In May 1923, the last of the IRAóglaighlaid down their weapons and my old man grew even older. Our people were divided. Ireland was cut in two. Pat Meehan had lost the war. He was no longer a man but a failure. He began drinking a lot, roaring a lot, fighting. Beating his children. He had had three of them when his army surrendered. On 8 March 1925, I joined Seánie, Róisín and Mary, all of us crammed together like sardines in the big bed. Seven others were still to emerge from my mother’s belly. Two wouldn’t survive.

I witnessed my father’s courage one last time in November 1936. He was coming back from Sligo. He and some old IRA members had attacked a public meeting of Blueshirts, the Irish fascists, who were going to fight in Spain under General Franco.

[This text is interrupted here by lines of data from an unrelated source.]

template <int R>
__device__ __forceinline__ void swt_unit(const SwLaunch &L, const uint32_t w0, const uint32_t count, const int qLen) {
    constexpr int G = 16;
    constexpr int UNR = R <= 2 ? 16 : (R <= 4 ? 8 : (R <= 8 ? 4 : 2));
    extern __shared__ __attribute__((aligned(16))) int8_t smem[];
    const int lane = threadIdx.x % G, grp = threadIdx.x / G;
    const pk16 go2 = pk_splat(L.gap_open), ge2 = pk_splat(L.gap_extend), zero2 = pk_splat(0);
    const bool haveA = (uint32_t) (2 * grp) < count, haveB = (uint32_t) (2 * grp + 1) < count;
    const SwJob jobA = L.jobs[L.order[(uint64_t) w0 + (haveA ? 2 * grp : 0)]];
    const SwJob jobB = L.jobs[L.order[(uint64_t) w0 + (haveB ? 2 * grp + 1 : 0)]];
    const int tLenA = haveA ? (int) jobA.t_len : 0, tLenB = haveB ? (int) jobB.t_len : 0;
    uint32_t offA[R], offB[R];
#pragma unroll
    for (int r = 0; r < R; r++) {
        const int i = lane * R + r;
        const uint32_t a = i < tLenA ? (uint32_t) L.t_res[(int64_t) jobA.t_start + (int64_t) i * jobA.t_step] : 21u;
        const uint32_t b = i < tLenB ? (uint32_t) L.t_res[(int64_t) jobB.t_start + (int64_t) i * jobB.t_step] : 21u;
        offA[r] = min(a, 21u) + (uint32_t) ((SWT_MARGIN - lane) * SWT_COL); offB[r] = min(b, 21u) + (uint32_t) ((SWT_MARGIN - lane) * SWT_COL);
    }
    pk16 H[R], E[R], best[R];
#pragma unroll
    for (int r = 0; r < R; r++) { H[r] = zero2; E[r] = zero2; best[r] = zero2; }
    pk16 hupPrev = zero2;
    uint32_t outH = 0, outF = 0;
    const int steps = (qLen + G - 1 + 15) & ~15;
#pragma unroll 1
    for (int s0 = 0; s0 < steps; s0 += UNR) {
#pragma unroll
        for (int k = 0; k < UNR; k++) {
            const pk16 hup = pk_from(shift_up_zero<G>(outH, lane));
            pk16 F = pk_from(shift_up_zero<G>(outF, lane));
            pk16 dsave = hupPrev;
#pragma unroll
            for (int r = 0; r < R; r++) {
                const int sa = (int) smem[offA[r] + (uint32_t) (k * SWT_COL)], sb = (int) smem[offB[r] + (uint32_t) (k * SWT_COL)];
                const pk16 sc = pk_from(__builtin_amdgcn_perm((uint32_t) sb, (uint32_t) sa, 0x05040100u));
                const pk16 d = dsave + sc;
                dsave = H[r];
                const pk16 h = pk_max(pk_max(d, E[r]), F);
                best[r] = pk_max(best[r], h);
                const pk16 ho = pk_subs0(h, go2);
                E[r] = pk_max(pk_subs0(E[r], ge2), ho);
                F = pk_max(pk_subs0(F, ge2), ho);
                H[r] = h;
            }
            hupPrev = hup;
            outH = pk_bits(H[R - 1]);
            outF = pk_bits(F);
        }
#pragma unroll
        for (int r = 0; r < R; r++) { offA[r] += (uint32_t) (UNR * SWT_COL); offB[r] += (uint32_t) (UNR * SWT_COL); }
    }
    pk16 bAll = zero2;
#pragma unroll
    for (int r = 0; r < R; r++) bAll = pk_max(bAll, best[r]);
    uint32_t b = pk_bits(bAll);
#pragma unroll
    for (int m = G / 2; m >= 1; m >>= 1) b = pk_bits(pk_max(pk_from(b), pk_from((uint32_t) __shfl_xor((int) b, m, G))));
    uint32_t cA = 0x7FFFFFFFu, cB = 0x7FFFFFFFu;
#pragma unroll
    for (int r = R - 1; r >= 0; r--) {
        if ((pk_bits(best[r]) & 0xFFFFu) == (b & 0xFFFFu)) cA = (uint32_t) (lane * R + r);
        if ((pk_bits(best[r]) >> 16) == (b >> 16)) cB = (uint32_t) (lane * R + r);
    }
// ... 146 lines not shown
                for (int s = 0; s < 8; s++) {
                    if (run) {
                        const int k = __ffs((int) run) - 1;
                        run &= run - 1u;
                        jobIdx[s] = (uint32_t) __shfl((int) myJob, k, 64);
                        n++;
                    } else jobIdx[s] = jobIdx[0];
                }
                if constexpr (CLS == 0) {
                    if (tl <= 32u) swtp_unit<2>(L, jobIdx, n, (int) qLen);
                    else if (tl <= 48u) swtp_unit<3>(L, jobIdx, n, (int) qLen);
                    else swtp_unit<4>(L, jobIdx, n, (int) qLen);
                } else if constexpr (CLS == 1) {
                    if (tl <= 96u) swtp_unit<6>(L, jobIdx, n, (int) qLen);
                    else swtp_unit<8>(L, jobIdx, n, (int) qLen);
                } else {
                    if (tl <= 192u) swtp_unit<12>(L, jobIdx, n, (int) qLen);
                    else swtp_unit<16>(L, jobIdx, n, (int) qLen);
                }
            }
            __builtin_amdgcn_fence(__ATOMIC_ACQ_REL, "wavefront");
            __builtin_amdgcn_wave_barrier();
        }
    }
}

__device__ __forceinline__ uint32_t swt_longest(const SwLaunch &L, const uint32_t w0, const uint32_t count) {
    uint32_t tl = 0;
    if (threadIdx.x < count) tl = L.jobs[L.order[(uint64_t) w0 + threadIdx.x]].t_len;
#pragma unroll
    for (int m = 32; m >= 1; m >>= 1) tl = max(tl, (uint32_t) __shfl_xor((int) tl, m, 64));
    return tl;
}

template <int CLS>
__device__ __forceinline__ void swt_wave(const SwLaunch &L, const uint32_t w0, const uint32_t count, const uint32_t tl, int8_t *smem) {
    const SwJob j0 = L.jobs[L.order[w0]];
    const int qLen = (int) j0.q_len;
    swt_image(L, j0.q_start, j0.q_step, qLen, smem);
    if constexpr (CLS == 0) {
        if (tl <= 32u) swt_unit<2>(L, w0, count, qLen);
        else if (tl <= 48u) swt_unit<3>(L, w0, count, qLen);
        else swt_unit<4>(L, w0, count, qLen);
    } else if constexpr (CLS == 1) {
        if (tl <= 96u) swt_unit<6>(L, w0, count, qLen);
        else swt_unit<8>(L, w0, count, qLen);
    } else {
        if (tl <= 192u) swt_unit<12>(L, w0, count, qLen);
        else swt_unit<16>(L, w0, count, qLen);
    }
    __builtin_amdgcn_fence(__ATOMIC_ACQ_REL, "wavefront");
    __builtin_amdgcn_wave_barrier();
}

template <int CLS>
__global__ __launch_bounds__(64) void swt_kernel(SwLaunch L) {
    extern __shared__ __attribute__((aligned(16))) int8_t smem[];
    constexpr uint32_t LO = CLS == 0 ? 0u : (CLS == 1 ? 64u : 128u), HI = CLS == 0 ? 64u : (CLS == 1 ? 128u : SWT_MAX_ROWS);
    for (uint32_t done = 0; L.units_per_block == 0 || done < L.units_per_block; done++) {
        uint32_t u = 0;
        if (threadIdx.x == 0) u = atomicAdd(L.work_counter_t + 16 * CLS, 1u);
        u = (uint32_t) __builtin_amdgcn_readfirstlane((int) u);
        if ((uint64_t) u >= L.n_waves) break;
        const uint32_t w0 = L.wave_start[u], count = min(8u, L.wave_start[u + 1] - w0);
        const uint32_t tl = swt_longest(L, w0, count);
        if (tl > HI || (CLS > 0 && tl <= LO) || tl > L.t_max_rows) continue;
        swt_wave<CLS>(L, w0, count, tl, smem);
    }
}
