class _ConvFilteredLRelu(torch.autograd.Function):
    @staticmethod
    def forward(ctx, x, w, in_scale, out_scale, bias, fu, fd, skip, next_scale, conv_pad, cfg, prescaled, packed=None, fork=None, link_in=None, link_out=None):
        _lib.require_gpu(x, w, in_scale, out_scale, bias, fu, fd, skip, next_scale)
        cout, cin, ks, _ = w.shape
        xs = _conv.scale_planes(x, in_scale) if (in_scale is not None and not prescaled) else x
        ctx.wpt = None
        need_wpt = ctx.needs_input_grad[0] or (ctx.needs_input_grad[2] and not prescaled)
        if packed is not None and packed[0][0].dtype == x.dtype and (packed[1] is not None or not need_wpt):
            (wp, rows_pad), ctx.wpt = packed
            bk = wp.shape[3]
            assert tuple(wp.shape) == ((cin + bk - 1) // bk, ks * ks, rows_pad, bk) and rows_pad == (cout + 63) // 64 * 64, \
                f'packed weight image {tuple(wp.shape)} does not belong to a {tuple(w.shape)} weight'
        elif need_wpt:
            (wp, rows_pad), ctx.wpt = _conv.pack_weights_both(w, x.dtype)
        else:
            wp, rows_pad = _conv.pack_weights(w, x.dtype, 0)
        y = _conv._conv_raw(xs, wp, rows_pad, out_scale, cout, ks, conv_pad, obias=bias, pitched_out=True)
        need_grad = any(ctx.needs_input_grad[:5]) or ctx.needs_input_grad[7] or ctx.needs_input_grad[8]
        keep_y = out_scale is not None and ctx.needs_input_grad[3]
        flags = [] if (keep_y and need_grad and HOMOGENEOUS_DOT) else None
        z, signs, layout, _ = _flr._run(y, fu, fd, None, None, cfg, need_grad, oscale=next_scale, skip=skip, pitched_out=True, clamp_flags_out=flags)
        flags = flags[0] if flags else None
        keep_z = (next_scale is not None and ctx.needs_input_grad[8]) or flags is not None
        ctx.save_for_backward(xs, w, in_scale, out_scale, bias, fu, fd, signs, next_scale, y if keep_y else None, z if keep_z else None,
                              flags, skip if (flags is not None and skip is not None) else None)
        ctx.skip_by_fork = False
        if fork is not None and skip is not None and next_scale is not None and ctx.needs_input_grad[7]:
            fork.scale = next_scale.detach()
            ctx.skip_by_fork = True
        ctx.link_out = link_out if (link_out is not None and next_scale is not None) else None
        if ctx.link_out is not None:
            ctx.link_out.want, ctx.link_out.gz = True, None
        ctx.link_in = link_in if (link_in is not None and prescaled) else None
        ctx.meta = (conv_pad, cfg, bool(prescaled), layout, tuple(y.shape), tuple(z.shape), skip is not None)
        return z

    @staticmethod
    @torch.autograd.function.once_differentiable
    def backward(ctx, g):
        xs, w, in_scale, out_scale, bias, fu, fd, signs, next_scale, y, z, flags, skip = ctx.saved_tensors
        conv_pad, cfg, prescaled, layout, y_shape, z_shape, has_skip = ctx.meta
        cout, cin, ks, _ = w.shape
        f32 = torch.float32
        assert g.dtype in (torch.bfloat16, torch.float16)
# ... 17 lines not shown
                dysy = _conv.plane_dot_gated(dys, y, flags, osc, gz, nsc, gsk)
            else:
                dysy = _conv.plane_dot(dys, y) if want_out else None
            db32 = torch.empty([o], dtype=f32, device=g.device) if want_db else None
            dn32 = torch.empty([n, o], dtype=f32, device=g.device) if want_next else None
            do32 = torch.empty([n, o], dtype=f32, device=g.device) if want_out else None
            b32 = None if bias is None else bias.to(f32).contiguous()
            _lib.launched(lib.afcm_layer_bwd_coefs(_lib.ptr(db32), _lib.ptr(dn32), _lib.ptr(do32), psum.data_ptr(), int(psum.shape[2]), _lib.ptr(osc),
                                                   _lib.ptr(nsc), _lib.ptr(b32), _lib.ptr(gz if want_next else None), _lib.ptr(dysy), n, o, _lib.stream_ptr(g)),
                          'layer_bwd_coefs')
            db = None if db32 is None else db32.to(bias.dtype)
            d_next = None if dn32 is None else dn32.to(next_scale.dtype)
            d_out = None if do32 is None else do32.to(out_scale.dtype)
        if has_skip and ctx.needs_input_grad[7]:
            d_skip = _conv.scale_planes(g, next_scale) if (next_scale is not None and not ctx.skip_by_fork) else g
        if ctx.needs_input_grad[0] or (ctx.needs_input_grad[2] and not prescaled):
            wpt, rows_pad = ctx.wpt if (ctx.wpt is not None and ctx.wpt[0].dtype == g.dtype) else _conv.pack_weights(w, g.dtype, 1)
            eff_in = None if prescaled else in_scale
            dx = _conv._conv_raw(dys, wpt, rows_pad, eff_in, cin, ks, ks - 1 - conv_pad, pitched_out=True)
            if ctx.needs_input_grad[2] and eff_in is not None:
                s2 = in_scale.to(f32).square()
                d_in = torch.where(s2 > 0, _conv.plane_dot(xs, dx) / s2.clamp_min(1e-30), torch.zeros_like(s2)).to(in_scale.dtype)
        if ctx.needs_input_grad[1]:
            if ctx.link_in is not None and ctx.link_in.want:
                dw, ctx.link_in.gz = _conv._wgrad_raw(dys, xs, cout, cin, ks, conv_pad, dots_with=w)
                dw = dw.to(w.dtype)
            else:
                dw = _conv._wgrad_raw(dys, xs, cout, cin, ks, conv_pad).to(w.dtype)
        return dx, dw, d_in, d_out, db, None, None, d_skip, d_next, None, None, None, None, None, None, None


HOMOGENEOUS_DOT = True



def _cfg(up, down, padding, gain, slope, clamp):
    px0, px1, py0, py1 = _flr._parse_padding(padding)
    return (int(up), int(down), px0, px1, py0, py1, float(gain), float(slope), float(clamp if clamp is not None else 'inf'), False, 0, 0, 0)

After the pitched battle of bare fists and broken chairs, my father and his comrades had decided to join the Spanish Republican cause. For several days, he talked of nothing but leaving for combat. He was handsome, standing tall, feverish, marching around our kitchen with great soldier’s strides. He wanted to rally the men of the Connolly Column of the International Brigades. He said that Ireland had lost a battle and that the war was still being played out over there. My father wasn’t just a Republican: Catholic by happenstance, he had fought his whole life for the social revolution. He believed the IRA ought to be a revolutionary army. He revered our national flag but admired the red of the workers’ struggle.

He was forty-one, I was eleven. He had packed his bag for Madrid. I remember that morning. My mother was in the kitchen; they had been talking all night. She had cried. He had his face of stone on. She was peeling potatoes and saying our names one after the other, whispering them. It was a prayer, a sorrowful litany. She was there, at the table, her body gently moving back and forth, reciting us like the beads of a rosary. ‘Tyrone ... Kevin ... Áine ... Brian ... Niall ...’ My father stood at the front door with his back turned to her, his forehead pressed against the wood. She told him that if he left we would go hungry. That she’d never be able to look after us all. She told him that without her man, the earth would no longer provide for us. People’s eyes would turn when we passed. She told him the Sisters of Notre Dame of the Compassion would take us away. That we’d be sent to Quebec or Australia on Father Nugent’s boats, along with the street children. She told him that she’d be alone, would let herself fade away. And that he would die, would never come back. And that Spain may as well be farther away than hell itself. I remember my father’s movement. He punched the door, just once, as if calling on the fallen angel. He turned around slowly and looked at my mother with her lips shut tight, at the table covered in peelings. He took up the bag he’d made ready for the next day and hurled it across the room, into the fireplace. The fire itself seemed surprised. It drew back under the blast of air, and then the blue flames enveloped the cloth pouch and you could smell the peat and the fabric.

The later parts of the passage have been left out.